I suspect that the CSAT3s are picking up RF interference from the cell phones. If it hasn't been done already, we should play with grounding the heads and boxes (after checking to see if the mechanical connections already do this). Andy knows the drill all too well.
If this persists, it isn't a huge problem, since bad samples should be rejected by software, but it would be nice to fix if we can.
4 Comments
Gordon Maclean
Since CSAT3_CKCNTR is true (set in isfs_env.sh and datasets.xml on barolo where statsproc is running) then missing UDP samples will cause the diag to be non-zero. So it could be due to network congestion, not RF interference. We can check this by running statsproc on the rsync'd data files and see if ldiag has the same signature (or setting CSAT3_CKCNTR to false).

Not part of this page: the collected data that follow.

@@ -192,24 +240,24 @@
         if (m > MO - 1) m = MO - 1;
         brow[i] = o + (int64_t)m * K + 4 * ld_c4;
     }
-    f32x4 areg[A_LD], breg[B_LD];
-    auto gload = [&](int kc) {
-#pragma unroll
-        for (int i = 0; i < A_LD; ++i) areg[i] = *reinterpret_cast<const f32x4*>(arow[i] + kc * BK);
-#pragma unroll
-        for (int i = 0; i < B_LD; ++i) breg[i] = *reinterpret_cast<const f32x4*>(brow[i] + kc * BK);
-    };
-    auto lstore = [&](int buf) {
+    f32x4 areg[DEPTH][A_LD], breg[DEPTH][B_LD];
+    auto gload = [&](int kc, int set) {
+#pragma unroll
+        for (int i = 0; i < A_LD; ++i) areg[set][i] = *reinterpret_cast<const f32x4*>(arow[i] + kc * BK);
+#pragma unroll
+        for (int i = 0; i < B_LD; ++i) breg[set][i] = *reinterpret_cast<const f32x4*>(brow[i] + kc * BK);
+    };
+    auto lstore = [&](int buf, int set) {
         if constexpr (MM16) {
 #pragma unroll
-            for (int i = 0; i < A_LD; ++i) put_bf16x4(lds[buf], (ld_row + 32 * i) * LDH + 2 * ld_c4, areg[i]);
-#pragma unroll
-            for (int i = 0; i < B_LD; ++i) put_bf16x4(lds[buf], (BM + ld_row + 32 * i) * LDH + 2 * ld_c4, breg[i]);
+            for (int i = 0; i < A_LD; ++i) put_bf16x4(lds[buf], (ld_row + 32 * i) * LDH + 2 * ld_c4, areg[set][i]);
+#pragma unroll
+            for (int i = 0; i < B_LD; ++i) put_bf16x4(lds[buf], (BM + ld_row + 32 * i) * LDH + 2 * ld_c4, breg[set][i]);
         } else {
 #pragma unroll
-            for (int i = 0; i < A_LD; ++i) *reinterpret_cast<f32x4*>(&lds[buf][(ld_row + 32 * i) * LDR + 4 * ld_c4]) = areg[i];
-#pragma unroll
-            for (int i = 0; i < B_LD; ++i) *reinterpret_cast<f32x4*>(&lds[buf][(BM + ld_row + 32 * i) * LDR + 4 * ld_c4]) = breg[i];
+            for (int i = 0; i < A_LD; ++i) *reinterpret_cast<f32x4*>(&lds[buf][(ld_row + 32 * i) * LDR + 4 * ld_c4]) = areg[set][i];
+#pragma unroll
+            for (int i = 0; i < B_LD; ++i) *reinterpret_cast<f32x4*>(&lds[buf][(BM + ld_row + 32 * i) * LDR + 4 * ld_c4]) = breg[set][i];
         }
     };
     f32x16 acc;
@@ -233,14 +281,33 @@
             }
         }
     };
-    gload(0);
-    lstore(0);
-    __syncthreads();
-    for (int kc = 0; kc < NK; ++kc) {
-        if (kc + 1 < NK) gload(kc + 1);
-        compute(kc & 1);
-        if (kc + 1 < NK) lstore((kc + 1) & 1);
+    if constexpr (DEPTH == 1) {
+        gload(0, 0);
+        lstore(0, 0);
         __syncthreads();
+        for (int kc = 0; kc < NK; ++kc) {
+            if (kc + 1 < NK) gload(kc + 1, 0);
+            compute(kc & 1);
+            if (kc + 1 < NK) lstore((kc + 1) & 1, 0);
+            __syncthreads();
+        }
+    } else {
+#pragma unroll
+        for (int d = 0; d < DEPTH; ++d)
+            if (d < NK) gload(d, d);
+        lstore(0, 0);
+        __syncthreads();
+        for (int kc0 = 0; kc0 < NK; kc0 += DEPTH) {
+#pragma unroll
+            for (int d = 0; d < DEPTH; ++d) {
+                const int kc = kc0 + d;
+                if (kc >= NK) break;
+                if (kc + DEPTH < NK) gload(kc + DEPTH, d);
+                compute(kc & 1);
+                if (kc + 1 < NK) lstore((kc + 1) & 1, (d + 1) % DEPTH);
+                __syncthreads();
+            }
+        }
     }
     const int m = m0 + wn * 32 + c;
     if (m >= MO) return;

I've wondered if the dropouts are worse on Vipers rather than Titans (forgot which stations were which).
Steve Oncley AUTHOR
Yeah, I wondered about that explanation as well. In particular, I did a diff(tspar(<rawdata>)) and saw dropouts. s14 had one of 12seconds, s12&13 only up to 1s. s15 doesn't have this issue. I didn't have time to check out the sequence counter – "diagbits" seems to strip it.
Steve Oncley AUTHOR
OK. Confirmed that this is the old UDP dropped messages issue, not RF. Forget about grounding. I see, for example on s14 at 20160915 12:00:28.51 that there are several dropped sonic samples in a row in the UDP file that exist in the rsync file, and that diag is set to 16 because of this. However, in the process of looking at this, I see errors in the data files, even on the station itself. This happened more than once and on s2 and s14 (only, both vipers) during this time period. Usually, our raw_data files are rock solid, I thought?
Gordon Maclean
I usually like to blame these corruptions on sudden power downs, but I don't see any indication of such a thing happening at s14 on Sep 15th.

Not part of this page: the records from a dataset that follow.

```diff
@@ -173,19 +182,16 @@
     uint32_t o = __shfl_xor_sync(0xffffffffu, mx, d);
     mx = o > mx ? o : mx;
   }
-  uint64_t ex = block_excl_scan64(sum, nullptr, w.ws);
-  if ((threadIdx.x & 31) == 0) atomicMax(&w.smax, mx);
-#pragma unroll
-  for (int i = 0; i < kPer; i++) {
-    uint32_t j = j0 + i;
-    if (j <= wlen && j <= (uint32_t)kW) w.P[j] = (PT)ex;
+  uint64_t ex = block_excl_scan64(sum, nullptr, ws);
+  if ((threadIdx.x & 31) == 0) atomicMax(&s_smax, mx);
+#pragma unroll
+  for (int i = 0; i < kWinPerMax; i++) {
+    const uint32_t j = j0 + i;
+    if (i < per && j <= wlen) w.P[j] = (PT)ex;
     ex += loc[i];
   }
-  if (threadIdx.x == 0) {
-    w.wlen = wlen;
-    w.at_end = (wstart + wlen == n);
-  }
   __syncthreads();
+  w.smax = s_smax;
   if ((R & (R - 1)) == 0 && R <= 32 && kEncThreads % R == 0) {
     const uint32_t c = threadIdx.x & (R - 1), part = threadIdx.x / R, nparts = kEncThreads / R;
     const uint32_t per_class = (wlen + R - 1) / R;
@@ -211,17 +217,17 @@
     __syncthreads();
   } else {
     for (uint32_t off = R; off < wlen; off <<= 1) {
-      uint32_t add[kPer];
-#pragma unroll
-      for (int i = 0; i < kPer; i++) {
-        uint32_t j = j0 + i;
-        add[i] = (j < wlen && j >= off) ? w.Q[j - off] : 0;
+      uint32_t add[kWinPerMax];
+#pragma unroll
+      for (int i = 0; i < kWinPerMax; i++) {
+        const uint32_t j = j0 + i;
+        add[i] = (i < per && j < wlen && j >= off) ? w.Q[j - off] : 0;
       }
       __syncthreads();
 #pragma unroll
-      for (int i = 0; i < kPer; i++) {
-        uint32_t j = j0 + i;
-        if (j < wlen) w.Q[j] += add[i];
+      for (int i = 0; i < kWinPerMax; i++) {
+        const uint32_t j = j0 + i;
+        if (i < per && j < wlen) w.Q[j] += add[i];
       }
       __syncthreads();
     }
@@ -394,64 +400,64 @@
 }
 
 template <typename PT>
-struct TablesSmem {
-  Window<PT> w;
-  uint16_t nxt[kTT];
-  uint32_t disk[kTT];
-};
+__device__ __forceinline__ uint32_t block_disk(const Window<PT>& w, uint32_t a, uint32_t b, const CutParams& cp) {
+  const uint64_t pay5 = (uint64_t)blk_payload(w, a, b, cp) + 5;
+  return pay5 > 0xffffffffull ? 0xffffffffu : (uint32_t)pay5;
+}
+
+__host__ __device__ constexpr size_t align16(size_t x) { return (x + 15) & ~(size_t)15; }
 template <typename PT>
-__global__ void __launch_bounds__(kEncThreads, sizeof(PT) == 4 ? 3 : 2)
-encode_tables_kernel(KeyCols m, EncodeParams ep, EncodeWork wk, uint64_t n, uint32_t hc, uint16_t* __restrict__ g_nxt,
+__host__ __device__ constexpr size_t tables_smem_bytes(uint32_t wmax) {
+  return align16(sizeof(PT) * ((size_t)wmax + 1)) + align16(4 * (size_t)wmax) + 2 * (size_t)kTT;
+}
+template <typename PT>
+__global__ void __launch_bounds__(kEncThreads, sizeof(PT) == 4 ? 4 : 3)
+encode_tables_kernel(KeyCols m, EncodeParams ep, EncodeWork wk, uint64_t n, uint32_t hc, uint32_t wmax, uint16_t* __restrict__ g_nxt,
                      uint32_t* __restrict__ g_disk, uint32_t* __restrict__ err) {
   extern __shared__ __align__(16) uint8_t smem_raw[];
-  TablesSmem<PT>& s = *reinterpret_cast<TablesSmem<PT>*>(smem_raw);
+  Window<PT> w;
+  w.P = reinterpret_cast<PT*>(smem_raw);
+  w.Q = reinterpret_cast<uint32_t*>(smem_raw + align16(sizeof(PT) * ((size_t)wmax + 1)));
+  uint16_t* nxt = reinterpret_cast<uint16_t*>(smem_raw + align16(sizeof(PT) * ((size_t)wmax + 1)) + align16(4 * (size_t)wmax));
   const uint64_t tile = blockIdx.x, wstart = tile * (uint64_t)kTT;
   const CutParams cp = make_cut(ep.block_size, ep.block_size_limit, ep.restart_interval);
-  build_window(s.w, m, wk.esz, wk.eshared, n, tile, cp.R);
-  const uint32_t tl = s.w.wlen < (uint32_t)kTT ? s.w.wlen : (uint32_t)kTT;
+  build_window(w, m, wk.esz, wk.eshared, n, tile, wmax, cp.R);
+  const uint32_t tl = w.wlen < (uint32_t)kTT ? w.wlen : (uint32_t)kTT;
   {
     constexpr int kPer = kTT / kEncThreads;
-    const PT total = s.w.P[s.w.wlen];
-    const uint32_t per_block = total ? (uint32_t)(((uint64_t)ep.block_size * s.w.wlen) / total) : 0;
+    const PT total = w.P[w.wlen];
+    const uint32_t per_block = total ? (uint32_t)(((uint64_t)ep.block_size * w.wlen) / total) : 0;
     uint32_t prev_pos = 0, prev_b = 0;
     for (int i = 0; i < kPer; i++) {
       const uint32_t j = threadIdx.x * kPer + ((i + threadIdx.x) & (kPer - 1));
       if (j >= tl) continue;
       uint32_t hint = j + 1 + per_block;
       if (prev_b) hint = prev_b + j - prev_pos;
-      if (hint > s.w.wlen) hint = s.w.wlen;
+      if (hint > w.wlen) hint = w.wlen;
       PT pay = 0;
-      uint32_t b = next_block(s.w, j, cp, hint, &pay);
+      uint32_t b = next_block(w, j, cp, hint, &pay);
       prev_pos = j;
       prev_b = b == 0xffffffffu ? 0 : b;
-      uint16_t nx = 0xffff;
-      uint32_t dk = 0;
-      if (b != 0xffffffffu) {
-        nx = (uint16_t)b;
-        const uint64_t pay5 = (uint64_t)pay + 5;
-        dk = pay5 > 0xffffffffull ? 0xffffffffu : (uint32_t)pay5;
-      }
-      s.nxt[j] = nx;
-      s.disk[j] = dk;
+      nxt[j] = b == 0xffffffffu ? (uint16_t)0xffff : (uint16_t)b;
     }
   }
   __syncthreads();
   for (uint32_t j = threadIdx.x; j < tl; j += kEncThreads) {
-    g_nxt[wstart + j] = s.nxt[j];
-    g_disk[wstart + j] = s.disk[j];
-  }
-  __syncthreads();
+    const uint32_t y = nxt[j];
+    g_nxt[wstart + j] = (uint16_t)y;
+    g_disk[wstart + j] = y == 0xffff ? 0u : block_disk(w, j, y, cp);
+  }
   for (uint32_t c = threadIdx.x; c < hc; c += kEncThreads) {
     uint32_t x = c, nb = 0;
     uint64_t bytes = 0;
     bool bad = false;
     while (x < tl) {
-      uint32_t y = s.nxt[x];
+      uint32_t y = nxt[x];
       if (y == 0xffff || y <= x) {
         bad = true;
         break;
       }
-      bytes += s.disk[x];
+      bytes += block_disk(w, x, y, cp);
       nb++;
       x = y;
     }
@@ -802,13 +808,14 @@
           } else {
             while (rdy[ridx] == 0) __nanosleep(256);
           }
-          uint32_t have = 1;
-          while (have < cnt && rdy[ridx + have] != 0) have++;
-          s.refill = have;
-          __threadfence();
+          s.refill = cnt;
         }
         __syncthreads();
         if (s.done == 2) return;
+        for (uint32_t i = 1 + threadIdx.x; i < cnt; i += blockDim.x)
+          if (reinterpret_cast<volatile const uint32_t*>(wk.gready)[ridx + i] == 0) atomicMin(&s.refill, i);
+        __threadfence();
+        __syncthreads();
         first_wait = false;
         cnt = s.refill;
       }
@@ -942,16 +949,40 @@
 };
 __global__ void __launch_bounds__(kEncThreads)
 encode_blocklist_kernel(KeyCols m, EncodeParams ep, EncodeWork wk, uint64_t n, uint64_t nblk_cap, uint32_t* __restrict__ err) {
-  __shared__ BlistSmem s;
+  __shared__ __align__(16) BlistSmem s;
   const uint64_t tile = blockIdx.x, tstart = tile * (uint64_t)kTT;
   const uint64_t tend = (tstart + kTT) < n ? (tstart + kTT) : n;
   const uint32_t tl = (uint32_t)(tend - tstart);
   const TileState ts = wk.tstate[tile];
   if (ts.entry >= tend) return;
-  for (uint32_t j = threadIdx.x; j < tl; j += kEncThreads) {
-    s.nxt[j] = wk.nxt[tstart + j];
-    s.disk[j] = wk.disk[tstart + j];
-    s.is_start[j] = 0;
+  {
+    constexpr int kNv = kTT / 8 / kEncThreads, kDv = kTT / 4 / kEncThreads;
+    const uint32_t nv = (tl + 7) / 8, dv = (tl + 3) / 4;
+    const uint4* gn = reinterpret_cast<const uint4*>(wk.nxt + tstart);
+    const uint4* gd = reinterpret_cast<const uint4*>(wk.disk + tstart);
+    uint4 a[kNv], b[kDv];
+#pragma unroll
+    for (int k = 0; k < kNv; k++) {
+      const uint32_t i = k * kEncThreads + threadIdx.x;
+      if (i < nv) a[k] = gn[i];
+    }
+#pragma unroll
+    for (int k = 0; k < kDv; k++) {
+      const uint32_t i = k * kEncThreads + threadIdx.x;
+      if (i < dv) b[k] = gd[i];
+    }
+#pragma unroll
+    for (int k = 0; k < kNv; k++) {
+      const uint32_t i = k * kEncThreads + threadIdx.x;
+      if (i < nv) reinterpret_cast<uint4*>(s.nxt)[i] = a[k];
+    }
+#pragma unroll
+    for (int k = 0; k < kDv; k++) {
+      const uint32_t i = k * kEncThreads + threadIdx.x;
+      if (i < dv) reinterpret_cast<uint4*>(s.disk)[i] = b[k];
+    }
+    static_assert(kTT == 16 * kEncThreads, "one 16-byte vector of is_start per thread");
+    reinterpret_cast<uint4*>(s.is_start)[threadIdx.x] = make_uint4(0, 0, 0, 0);
   }
   __syncthreads();
   if (threadIdx.x == 0) {
@@ -2103,15 +2134,17 @@
   if (ntiles == 0) return;
   static PerDeviceFlag attr;
   const uint64_t dev_bit = attr.bit_of_current_device();
+  constexpr uint32_t kWMax = kEncTile + kEncHalo;
   if (!attr.is_set(dev_bit)) {
-    cudaFuncSetAttribute(encode_tables_kernel<uint32_t>, cudaFuncAttributeMaxDynamicSharedMemorySize, (int)sizeof(TablesSmem<uint32_t>));
-    cudaFuncSetAttribute(encode_tables_kernel<uint64_t>, cudaFuncAttributeMaxDynamicSharedMemorySize, (int)sizeof(TablesSmem<uint64_t>));
+    cudaFuncSetAttribute(encode_tables_kernel<uint32_t>, cudaFuncAttributeMaxDynamicSharedMemorySize, (int)tables_smem_bytes<uint32_t>(kWMax));
+    cudaFuncSetAttribute(encode_tables_kernel<uint64_t>, cudaFuncAttributeMaxDynamicSharedMemorySize, (int)tables_smem_bytes<uint64_t>(kWMax));
     attr.set(dev_bit);
   }
-  if (((uint64_t)max_s1 + 64) * (uint64_t)(kW + 1) < (1ull << 32))
-    encode_tables_kernel<uint32_t><<<(unsigned)ntiles, kEncThreads, sizeof(TablesSmem<uint32_t>), st>>>(m, ep, w, m.n, hc, w.nxt, w.disk, err);
+  const uint32_t wmax = enc_window_len(hc);
+  if (((uint64_t)max_s1 + 64) * (uint64_t)(wmax + 1) < (1ull << 32))
+    encode_tables_kernel<uint32_t><<<(unsigned)ntiles, kEncThreads, tables_smem_bytes<uint32_t>(wmax), st>>>(m, ep, w, m.n, hc, wmax, w.nxt, w.disk, err);
   else
-    encode_tables_kernel<uint64_t><<<(unsigned)ntiles, kEncThreads, sizeof(TablesSmem<uint64_t>), st>>>(m, ep, w, m.n, hc, w.nxt, w.disk, err);
+    encode_tables_kernel<uint64_t><<<(unsigned)ntiles, kEncThreads, tables_smem_bytes<uint64_t>(wmax), st>>>(m, ep, w, m.n, hc, wmax, w.nxt, w.disk, err);
 }
 void launch_encode_stitch(KeyCols m, EncodeParams ep, EncodeWork w, uint64_t ntiles, uint32_t hc, uint32_t* err, uint32_t attempt,
                           uint32_t* sflag, cudaStream_t st, uint64_t* launches) {
```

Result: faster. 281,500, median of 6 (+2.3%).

My guess is it is due to some sort of USB glitch, which is shared between the cell modem and the flash drive. Perhaps in some instances the DSM can't keep up with the USB interrupt load. Perhaps it happens more with Vipers?
The system logs (/var/log/kern.log, messages) should have some info. It would be nice to grab those.
Looks like a loss of about 30 seconds of data. Hope that the UDP dataset will fill it in, though if the USB was having issues one might expect the cell connection was problematic too.